Nessa linha, inclusive, já me posicionei em caso análogo, no qual concedi efeito suspensivo ao Agravo Regimental interposto à decisão que deferiu parcialmente a liminar pretendida nos autos do Mandado de Segurança apenas para determinar que a prova técnica fosse realizada mediante segredo de Justiça, ocasião em que determinei a suspensão dos efeitos da decisão que determinara a realização de prova pericial no algoritmo do aplicativo da reclamada: CorPar-1000242-14.2023.5.00.0000, DJE de 12/4/2023.

Por todo o exposto, com alicerce no parágrafo único do art. 13 do RICGJT, defiro a liminar requerida para suspender qualquer efeito do acórdão prolatado na fase processual de Agravo Regimental em Mandado de Segurança, processo n.º 0000665-51.2022.5.17.0000, até que sobrevenha o julgamento definitivo da questão no mandamus em liça.

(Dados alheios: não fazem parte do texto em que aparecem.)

@@ -81,6 +89,17 @@
                       float drop_p, uint64_t seed, const uint64_t* dropmask, float* dbias_parts,
                       mmu_stream_t stream);
 
+int mmu_attention_row0_fwd(const void* QKV, int64_t ld_qkv, const float* keymask,
+                           void* O, int64_t ld_o, float* LSE,
+                           int64_t batch, int64_t L, int64_t heads,
+                           float drop_p, uint64_t seed, uint64_t* dropmask, mmu_stream_t stream);
+int mmu_attention_row0_bwd(const void* QKV, int64_t ld_qkv, const float* keymask,
+                           const void* O, int64_t ld_o, const void* dO, int64_t ld_do,
+                           const float* LSE, void* dQKV, int64_t ld_dqkv,
+                           int64_t batch, int64_t L, int64_t heads,
+                           float drop_p, const uint64_t* dropmask, float* dbias_sums,
+                           mmu_stream_t stream);
+
 int mmu_layernorm_fwd(const void* X, const float* w, const float* b, void* Y,
                       float* mean, float* rstd, int64_t rows, int64_t H, float eps,
                       int64_t group_rows, int64_t param_stride, mmu_stream_t stream);
@@ -96,6 +115,12 @@
                           const float* w, void* dX, void* dXdrop, float drop_p, uint64_t seed,
                           float* part_dw, float* part_db, float* part_dbias,
                           int64_t rows, int64_t H, int64_t rows_per_part, mmu_stream_t stream);
+
+int mmu_layernorm_bwd_f32_rows(const void* dY, const float* X, const float* mean, const float* rstd,
+                               const float* w, void* dX, void* dXdrop, float drop_p, uint64_t seed,
+                               float* part_dw, float* part_db, float* part_dbias,
+                               int64_t rows, int64_t H, int64_t rows_per_part,
+                               int64_t drop_row_step, int64_t drop_row_offset, mmu_stream_t stream);
 
 int mmu_layernorm_bwd_res(const void* dY, const void* X, const float* mean, const float* rstd,
                           const float* w, const void* dRes, void* dX,
diff --git a/multi-modal-uncertainty_amd/csrc/attention.hip b/multi-modal-uncertainty_amd/csrc/attention.hip
--- a/multi-modal-uncertainty_amd/csrc/attention.hip
+++ b/multi-modal-uncertainty_amd/csrc/attention.hip
@@ -734,4 +734,207 @@
     hipLaunchKernelGGL(attn_dkdv_dma_kernel<false>, dim3((p.L + 63) / 64, p.batch * p.heads), dim3(128), 0, s, p);
 }
 
-}
+constexpr int R0_GROUPS = 32;
+
+static __device__ __forceinline__ void ld8f(const bf16* p, float (&o)[8]) {
+  const uint4 u = *(const uint4*)p;
+  const bf16x8 v = *(const bf16x8*)&u;
+#pragma unroll
+  for (int j = 0; j < 8; ++j) o[j] = bf2f(v[j]);
+}
+static __device__ __forceinline__ float dot8(const float (&a)[8], const float (&b)[8]) {
+  float s = 0.f;
+#pragma unroll
+  for (int j = 0; j < 8; ++j) s = fmaf(a[j], b[j], s);
+  return s;
+}
+static __device__ __forceinline__ float sum8(float v) {
+  v += __shfl_xor(v, 1, 64);
+  v += __shfl_xor(v, 2, 64);
+  v += __shfl_xor(v, 4, 64);
+  return v;
+}
+template <bool MAX>
+static __device__ __forceinline__ float block_red(float v, float* red, int t) {
+  v = MAX ? wave_max(v) : wave_sum(v);
+  __syncthreads();
+  if ((t & 63) == 0) red[t >> 6] = v;
+  __syncthreads();
+  return MAX ? fmaxf(fmaxf(red[0], red[1]), fmaxf(red[2], red[3])) : (red[0] + red[1]) + (red[2] + red[3]);
+}
+static __device__ __forceinline__ uint32_t pair_draw_rt(uint32_t hb, int i) {
+  uint32_t mul = kDropMul24[0];
+#pragma unroll
+  for (int e = 1; e < 8; ++e) mul = i == e ? kDropMul24[e] : mul;
+  const uint32_t x = __umul24(__builtin_amdgcn_alignbit(hb, hb, 4 * i), mul);
+  return x ^ (x >> 16);
+}
+
+template <bool DROP>
+__global__ __launch_bounds__(256) void attn_row0_fwd_kernel(AttnParams p) {
+  __shared__ float sp[FWD_MAX_NKV * 64];
+  __shared__ float part[R0_GROUPS][64];
+  __shared__ float red[4];
+  const int t = threadIdx.x, c = t & 7, g = t >> 3;
+  const int bh = blockIdx.x, b = bh / p.heads, hd = bh - b * p.heads;
+  const int L = p.L, HD = p.heads * 64, nkv = (L + 63) / 64;
+  const bf16* rows = p.qkv + (int64_t)b * L * p.ld_qkv + hd * 64 + 8 * c;
+  const float* mask = p.keymask + (int64_t)b * L;
+  float q[8];
+  ld8f(rows, q);
+#pragma unroll
+  for (int j = 0; j < 8; ++j) q[j] *= 0.125f;
+  for (int k0 = g; k0 < L; k0 += 4 * R0_GROUPS) {
+    float kk[4][8];
+#pragma unroll
+    for (int u = 0; u < 4; ++u) {
+      const int k = k0 + R0_GROUPS * u;
+      ld8f(rows + (int64_t)(k < L ? k : 0) * p.ld_qkv + HD, kk[u]);
+    }
+#pragma unroll
+    for (int u = 0; u < 4; ++u) {
+      const int k = k0 + R0_GROUPS * u;
+      const float s = sum8(dot8(q, kk[u]));
+      if (c == 0 && k < L) sp[k] = s + mask[k];
+    }
+  }
+  __syncthreads();
+  float mx = NEG_INF;
+  for (int k = t; k < L; k += 256) mx = fmaxf(mx, sp[k]);
+  mx = block_red<true>(mx, red, t);
+  const uint32_t thr = drop_thr(p.drop_p);
+  const uint32_t ctr = DROP ? seed_for(mmu_eff_seed(p.seed, p.seed_off), bh) : 0u;
+  float ls = 0.f;
+  for (int k = t; (k >> 6) < nkv; k += 256) {
+    const int j = k >> 6, ko = k & 63;
+    float e = 0.f;
+    if (k < L) {
+      e = __builtin_amdgcn_exp2f((sp[k] - mx) * LOG2E);
+      ls += e;
+    }
+    if (DROP) {
+      const int s2 = ko >> 5, h = (ko >> 4) & 1;
+      const uint32_t hsh = pair_draw_rt(lowbias32(ctr + 4u * (uint32_t)j + 2u * (uint32_t)h + (uint32_t)s2), (ko & 15) >> 1);
+      bool keep = (ko & 1) ? hsh >= (thr << 16) : (hsh & 0xFFFFu) >= thr;
+      if (s2 == 1 && L - 64 * j <= 32) keep = false;
+      const uint64_t word = __ballot(keep);
+      if (p.dropmask && ko == 0) p.dropmask[(int64_t)bh * L * nkv + j] = word;
+      if (!keep) e = 0.f;
+    }
+    if (k < L) sp[k] = e;
+  }
+  ls = block_red<false>(ls, red, t);
+  float acc[8];
+#pragma unroll
+  for (int j = 0; j < 8; ++j) acc[j] = 0.f;
+#pragma unroll 4
+  for (int k = g; k < L; k += R0_GROUPS) {
+    float v[8];
+    ld8f(rows + (int64_t)k * p.ld_qkv + 2 * HD, v);
+    const float pk = sp[k];
+#pragma unroll
+    for (int j = 0; j < 8; ++j) acc[j] = fmaf(pk, v[j], acc[j]);
+  }
+#pragma unroll
+  for (int j = 0; j < 8; ++j) part[g][8 * c + j] = acc[j];
+  __syncthreads();
+  if (t < 64) {
+    float o = 0.f;
+    for (int gg = 0; gg < R0_GROUPS; ++gg) o += part[gg][t];
+    const float inv = (DROP ? 1.0f / (1.0f - p.drop_p) : 1.0f) / ls;
+    p.out[(int64_t)b * L * p.ld_out + hd * 64 + t] = f2bf(o * inv);
+  }
+  if (t == 0) p.lse[(int64_t)bh * L] = mx + logf(ls);
+}
+
+template <bool DROP>
+__global__ __launch_bounds__(256) void attn_row0_bwd_kernel(AttnParams p) {
+  __shared__ float part[R0_GROUPS][64];
+  __shared__ float red[4];
+  __shared__ uint64_t kw[FWD_MAX_NKV];
+  const int t = threadIdx.x, c = t & 7, g = t >> 3;
+  const int bh = blockIdx.x, b = bh / p.heads, hd = bh - b * p.heads;
+  const int L = p.L, HD = p.heads * 64, nkv = (L + 63) / 64;
+  const bf16* rows = p.qkv + (int64_t)b * L * p.ld_qkv + hd * 64 + 8 * c;
+  bf16* drows = p.out + (int64_t)b * L * p.ld_out + hd * 64 + 8 * c;
+  const bf16* do0 = p.dout + (int64_t)b * L * p.ld_do + hd * 64;
+  const float* mask = p.keymask + (int64_t)b * L;
+  float q[8], dO[8], o[8];
+  ld8f(rows, q);
+  ld8f(do0 + 8 * c, dO);
+  ld8f(p.o + (int64_t)b * L * p.ld_o + hd * 64 + 8 * c, o);
+#pragma unroll
+  for (int j = 0; j < 8; ++j) q[j] *= 0.125f;
+  const float delta = sum8(dot8(dO, o));
+  const float nlse2 = -p.lse[(int64_t)bh * L] * LOG2E;
+  const float zs = DROP ? 1.0f / (1.0f - p.drop_p) : 1.0f;
+  if (DROP && t < nkv) kw[t] = p.dropmask[(int64_t)bh * L * nkv + t];
+  __syncthreads();
+  float dq[8];
+#pragma unroll
+  for (int j = 0; j < 8; ++j) dq[j] = 0.f;
+  float sds = 0.f, spd = 0.f;
+  for (int k0 = g; k0 < L; k0 += 2 * R0_GROUPS) {
+    float kk2[2][8], v2[2][8];
+#pragma unroll
+    for (int u = 0; u < 2; ++u) {
+      const int k = k0 + R0_GROUPS * u;
+      ld8f(rows + (int64_t)(k < L ? k : 0) * p.ld_qkv + HD, kk2[u]);
+      ld8f(rows + (int64_t)(k < L ? k : 0) * p.ld_qkv + 2 * HD, v2[u]);
+    }
+#pragma unroll
+    for (int u = 0; u < 2; ++u) {
+      const int k = k0 + R0_GROUPS * u;
+      const float(&kk)[8] = kk2[u];
+      const float s = sum8(dot8(q, kk)), dp = sum8(dot8(dO, v2[u]));
+      if (k < L) {
+        const float pr = __builtin_amdgcn_exp2f(fmaf(s + mask[k], LOG2E, nlse2));
+        const bool keep = !DROP || ((kw[k >> 6] >> (k & 63)) & 1ull);
+        const float pd = keep ? pr * zs : 0.f;
+        const float ds = fmaf(pd, dp, -pr * delta);
+        bf16x8 ok, ov;
+#pragma unroll
+        for (int j = 0; j < 8; ++j) {
+          ok[j] = f2bf(ds * q[j]);
+          ov[j] = f2bf(pd * dO[j]);
+          dq[j] = fmaf(ds, kk[j], dq[j]);
+        }
+        *(bf16x8*)(drows + (int64_t)k * p.ld_out + HD) = ok;
+        *(bf16x8*)(drows + (int64_t)k * p.ld_out + 2 * HD) = ov;
+        sds += ds;
+        spd += pd;
+      }
+    }
+  }
+#pragma unroll
+  for (int j = 0; j < 8; ++j) part[g][8 * c + j] = dq[j];
+  sds = block_red<false>(c == 0 ? sds : 0.f, red, t);
+  spd = block_red<false>(c == 0 ? spd : 0.f, red, t);
+  if (t < 64) {
+    float v = 0.f;
+    for (int gg = 0; gg < R0_GROUPS; ++gg) v += part[gg][t];
+    v *= 0.125f;
+    p.out[(int64_t)b * L * p.ld_out + hd * 64 + t] = f2bf(v);
+    if (p.colsum) {
+      const int64_t slab = (int64_t)p.batch * HD, at = (int64_t)b * HD + hd * 64 + t;
+      const float qt = bf2f(p.qkv[(int64_t)b * L * p.ld_qkv + hd * 64 + t]) * 0.125f;
+      p.colsum[at] = v;
+      p.colsum[slab + at] = sds * qt;
+      p.colsum[2 * slab + at] = spd * bf2f(do0[t]);
+    }
+  }
+}
+
+void attention_row0_fwd_launch(const AttnParams& p, hipStream_t s) {
+  const dim3 grid(p.batch * p.heads);
+  if (drop_thr(p.drop_p)) hipLaunchKernelGGL(attn_row0_fwd_kernel<true>, grid, dim3(256), 0, s, p);
+  else hipLaunchKernelGGL(attn_row0_fwd_kernel<false>, grid, dim3(256), 0, s, p);
+}
+
+void attention_row0_bwd_launch(const AttnParams& p, hipStream_t s) {
+  const dim3 grid(p.batch * p.heads);
+  if (drop_thr(p.drop_p)) hipLaunchKernelGGL(attn_row0_bwd_kernel<true>, grid, dim3(256), 0, s, p);
+  else hipLaunchKernelGGL(attn_row0_bwd_kernel<false>, grid, dim3(256), 0, s, p);
+}
+
+}
diff --git a/multi-modal-uncertainty_amd/csrc/capi.hip b/multi-modal-uncertainty_amd/csrc/capi.hip
--- a/multi-modal-uncertainty_amd/csrc/capi.hip
+++ b/multi-modal-uncertainty_amd/csrc/capi.hip
@@ -117,9 +117,10 @@
   return 0;
 }
 
-int mmu_gemm(const void* A, int64_t lda, int a_kmajor, const void* B, int64_t ldb, int b_kmajor, void* C,
-             int64_t ldc, int c_dtype, int64_t M, int64_t N, int64_t K, int64_t batch, int64_t strideA,
-             int64_t strideB, int64_t strideC, const mmu_epilogue* epi, mmu_stream_t stream) {
+static int gemm_impl(const void* A, int64_t lda, int a_kmajor, const void* B, int64_t ldb, int b_kmajor, void* C,
+                     int64_t ldc, int c_dtype, int64_t M, int64_t N, int64_t K, int64_t batch, int64_t strideA,
+                     int64_t strideB, int64_t strideC, const mmu_epilogue* epi, int64_t drop_row_step,
+                     int64_t drop_row_off, mmu_stream_t stream) {
   if (!A || !B || !C) return fail("mmu_gemm: null operand");
   if (M <= 0 || N <= 0 || K <= 0 || batch <= 0) return fail("mmu_gemm: bad shape M=%ld N=%ld K=%ld", M, N, K);
   if (N % 128) return fail("mmu_gemm: N=%ld must be a multiple of 128", N);
@@ -131,6 +132,7 @@
   p.A = (const bf16*)A; p.B = (const bf16*)B; p.C = C;
   p.lda = lda; p.ldb = ldb; p.ldc = ldc; p.M = M; p.N = N; p.K = K;
   p.sA = strideA; p.sB = strideB; p.sC = strideC;
+  p.drop_ldn = N * drop_row_step; p.drop_base = N * drop_row_off;
   const int64_t a_span = 2 * (a_kmajor ? (M + 256) * lda : (K + 64) * lda);
   const int64_t b_span = 2 * (b_kmajor ? (N + 256) * ldb : (K + 64) * ldb);
   const bool big = M >= 256 && N >= 256 && a_span < (1ll << 32) - 4096 && b_span < (1ll << 32) - 4096;
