template <int CAP> using slot_t = typename std::conditional<(CAP <= 128), uint8_t, uint16_t>::type;
template <int CAP> constexpr int SLOT_NONE = CAP <= 128 ? 255 : 0xFFFF;
template <int CAP> struct Homes {
    static_assert(CAP <= 128, "HOME: id_info[1] is packed into one byte of h_sv (no HOME build at 256 slots)");
    double h_jerk_sum[CAP], h_closer[CAP];
    int h_id[CAP], h_sv[CAP], h_count[CAP];
};
template <int CAP> struct HomesOff {};
struct HomeRegs { double jerk_sum, closer, vir_dis; int id, sv, count; };
template <int CAP, bool LJ = (CAP == 128), bool HOME_ = false, int POOL_ = (HOME_ ? 304 * CAP / 128 : 5 * CAP)>
struct Shared : std::conditional<HOME_, Homes<CAP>, HomesOff<CAP>>::type {
    static constexpr int NW = CAP / 64;
    static constexpr bool HOME = HOME_;
    static_assert(!HOME_ || (POOL_ * 4 >= 2 * CAP * 4 + CAP + 1 && POOL_ >= CAP && POOL_ % 8 == 0), "HOME: the staging overlays need 2 CAP ints + CAP + 1 bytes of s_idx");
    static constexpr bool PIN_READS = true;
    static constexpr int POOL = POOL_;
    static constexpr bool DIRECT = (CAP == 64);
    static constexpr bool DENSE = true;
    EnvHeader hd;
    double p[CAP], v[CAP + 1], a[CAP + 1];
    union {
        struct { double p1[CAP], v1[CAP]; };
        double u_vd[POOL];
    };
    double virdis[CAP];
    int cnt[CAP];
    alignas(8) unsigned s_idx[DIRECT ? 1 : POOL];
    double s_vd[DIRECT ? POOL : 1];
    alignas(8) uint8_t u_slot[POOL];
    enum { SF_JERK = 0, SF_JERK_SUM, SF_VIR_DIS, SF_CLOSER_P, SF_P, SF_V, SF_A };
    template <int K> PVE_HD double *stf()
    {
        if (HOME) return K == SF_JERK ? u_vd + CAP : (K == SF_P ? p : (K == SF_V ? v : a));
        return K < 4 ? u_vd + (K + 1) * CAP : (K == SF_P ? u_vd : (K == SF_V ? v : a));
    }
    PVE_HD slot_t<CAP> *keep_pre() { return (slot_t<CAP> *)(DIRECT ? (uint8_t *)s_vd + 7 * CAP * 4 : (uint8_t *)s_idx + 2 * CAP * 4); }
    PVE_HD uint8_t *fxcode() { return u_list + CAP; }
    PVE_HD slot_t<CAP> *chain() { return (slot_t<CAP> *)u_slot; }
    template <int K> PVE_HD int *sti()
    {
        if (DIRECT) return (int *)s_vd + K * CAP;
        if (HOME) return K == I_STEP ? (int *)s_idx : (K == I_META ? (int *)s_idx + CAP : cnt);
        return K < 2 ? (int *)s_idx + K * CAP : (K < 4 ? (int *)p + (K - 2) * CAP : (K == 4 ? cnt : (K == 5 ? (int *)u_slot : (int *)(u_list + CAP))));
    }
    int acc_passed_steps, acc_collisions;
    union {
        int16_t pref[NL * 5];
        int16_t hdr[CAP];
    };
    union {
        uint8_t bb[CAP];
        uint8_t rew_ovr[CAP];
    };
    u64 m_alive[NW], m_ctl[NW];
    union {
        int nfin[NL];
        struct {
            u64 m_del[NW], m_fin[NW], m_ctlnow[NW], m_coll[NW];
            union { u64 m_lead[NW]; u64 m_keep[NW]; };
            u64 m_spawn[NW];
        };
    };
    uint8_t s_slot[DIRECT ? POOL : 1];
    union {
        alignas(8) uint8_t u_list[POOL];
        uint8_t lk_slot[POOL];
    };
    union {
        uint8_t mypos[CAP];
        uint8_t cyc_off[CAP];
    };
    uint8_t slot_of[CAP];
    int16_t cstart[NL + 1];
#if !PVE_DEVICE_CODE
    int emu_scan;
#endif
    int16_t loff[NL + 1];
    union {
        alignas(8) int16_t segoff[NL][5];
        struct { double red_reward[NW], red_jerk[NW]; };
    };
    uint8_t lane_of[CAP + 1];
    static constexpr bool HAS_LJ = LJ;
    int lj[HAS_LJ ? CAP + 1 : 1];
    union {
        float xy32[CAP][2];
        double act_next[CAP];
    };
    double tabA[2][4], tabB[2][4], tabC[2][4];
    alignas(4) uint8_t l2lp[NL][4];
    int lead_n;
    static_assert(POOL < (1 << 16), "s_idx: entry | tag << 16");
    static_assert((CAP + 1) * sizeof(slot_t<CAP>) <= POOL, "chain() in u_slot");
    static_assert(HOME_ || 5 * CAP <= POOL, "stf<>(): the EARLY staging doubles in u_vd[0 .. 5 CAP)");
    static_assert(DIRECT || HOME_ || (CAP * 4 <= POOL && CAP + CAP * 4 <= POOL), "sti<5>() in u_slot, sti<6>() in u_list[CAP ..)");
    static_assert(DIRECT ? 7 * CAP * 4 + (CAP + 1) * sizeof(slot_t<CAP>) <= POOL * sizeof(double)
                         : 2 * CAP * 4 + (CAP + 1) * sizeof(slot_t<CAP>) <= POOL * 4, "keep_pre() behind the EARLY staging ints");
};

struct Regs {
    double p, v, a, jerk, jerk_sum, vir_dis, closer_p;
    double a0, a1;
    double reward;
    double kv[NNB];
    int kr[NNB];
    int id, seq, vnum, step, count, meta;
    int lane, j;
    int hdr;
    int hit, coll_seen, coll_fin;
    int alive, ctl, del, fin;
    int cyc;
    int intent, route, ord;
    int mmask;
    int dctl, ds, dlane;
    double dp, djerk, dcloser;
    double act;
    double next_arr;
    double act_nx;
};
struct FinCarry {
    int still, meta;
    int new_slot;
    int ls;
    int sp_slot, sp_id, sp_vnum;
    int sp_int;
    int n_post, n_sp;
    int n_ctl;
};
struct CRegs {
    double p, v, a, jerk, jerk_sum, vir_dis, closer_p;
    int id, seq, vnum, step, count, meta, hdr_word, alive;
    double obsrow[OBSW];
};

PVE_HD void sincos_q1(double x, double &sn, double &cs)
{
    const double hp = 1.5707963267948966;
    const bool fold = x > 0.7853981633974483;
    const double y = fold ? (hp - x) : x;
    const double z = y * y;
    double ps = -7.6471637318198164759e-13;
    ps = ps * z + 1.6059043836821614599e-10;
    ps = ps * z - 2.5052108385441718775e-08;
    ps = ps * z + 2.7557319223985890653e-06;
    ps = ps * z - 1.9841269841269841270e-04;
    ps = ps * z + 8.3333333333333333333e-03;
    ps = ps * z - 1.6666666666666666667e-01;
    const double s1 = y + y * z * ps;
    double pc = 4.7794773323873852974e-14;
    pc = pc * z - 1.1470745597729724714e-11;
    pc = pc * z + 2.0876756987868098979e-09;
    pc = pc * z - 2.7557319223985890653e-07;
    pc = pc * z + 2.4801587301587301587e-05;
    pc = pc * z - 1.3888888888888888889e-03;
    pc = pc * z + 4.1666666666666666667e-02;
    const double c1 = 1.0 - 0.5 * z + z * z * pc;
    sn = fold ? c1 : s1;
    cs = fold ? s1 : c1;
}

Determino que se dê ciência, de imediato, do inteiro teor desta decisão

(1) à Requerente; (2) ao Tribunal Requerido, na pessoa da Desembargadora Ana Paula Tauceda Branco; (3) ao Terceiro Interessado; e (4) ao Juízo de primeiro grau.

Determino, ainda, que seja noticiado, nos presente autos, o julgamento do Mandado de Segurança em liça.” (CorPar-1000315-83.2023.5.00.0000, DEJT 9/5/2023, Decisão da lavra da Ministra Dora Maria da Costa, Corregedora-Geral da Justiça do Trabalho.)

“(…)

Compulsando os autos, constata-se que o Terceiro Interessado pretendeu prova pericial para a demonstração do vínculo de emprego.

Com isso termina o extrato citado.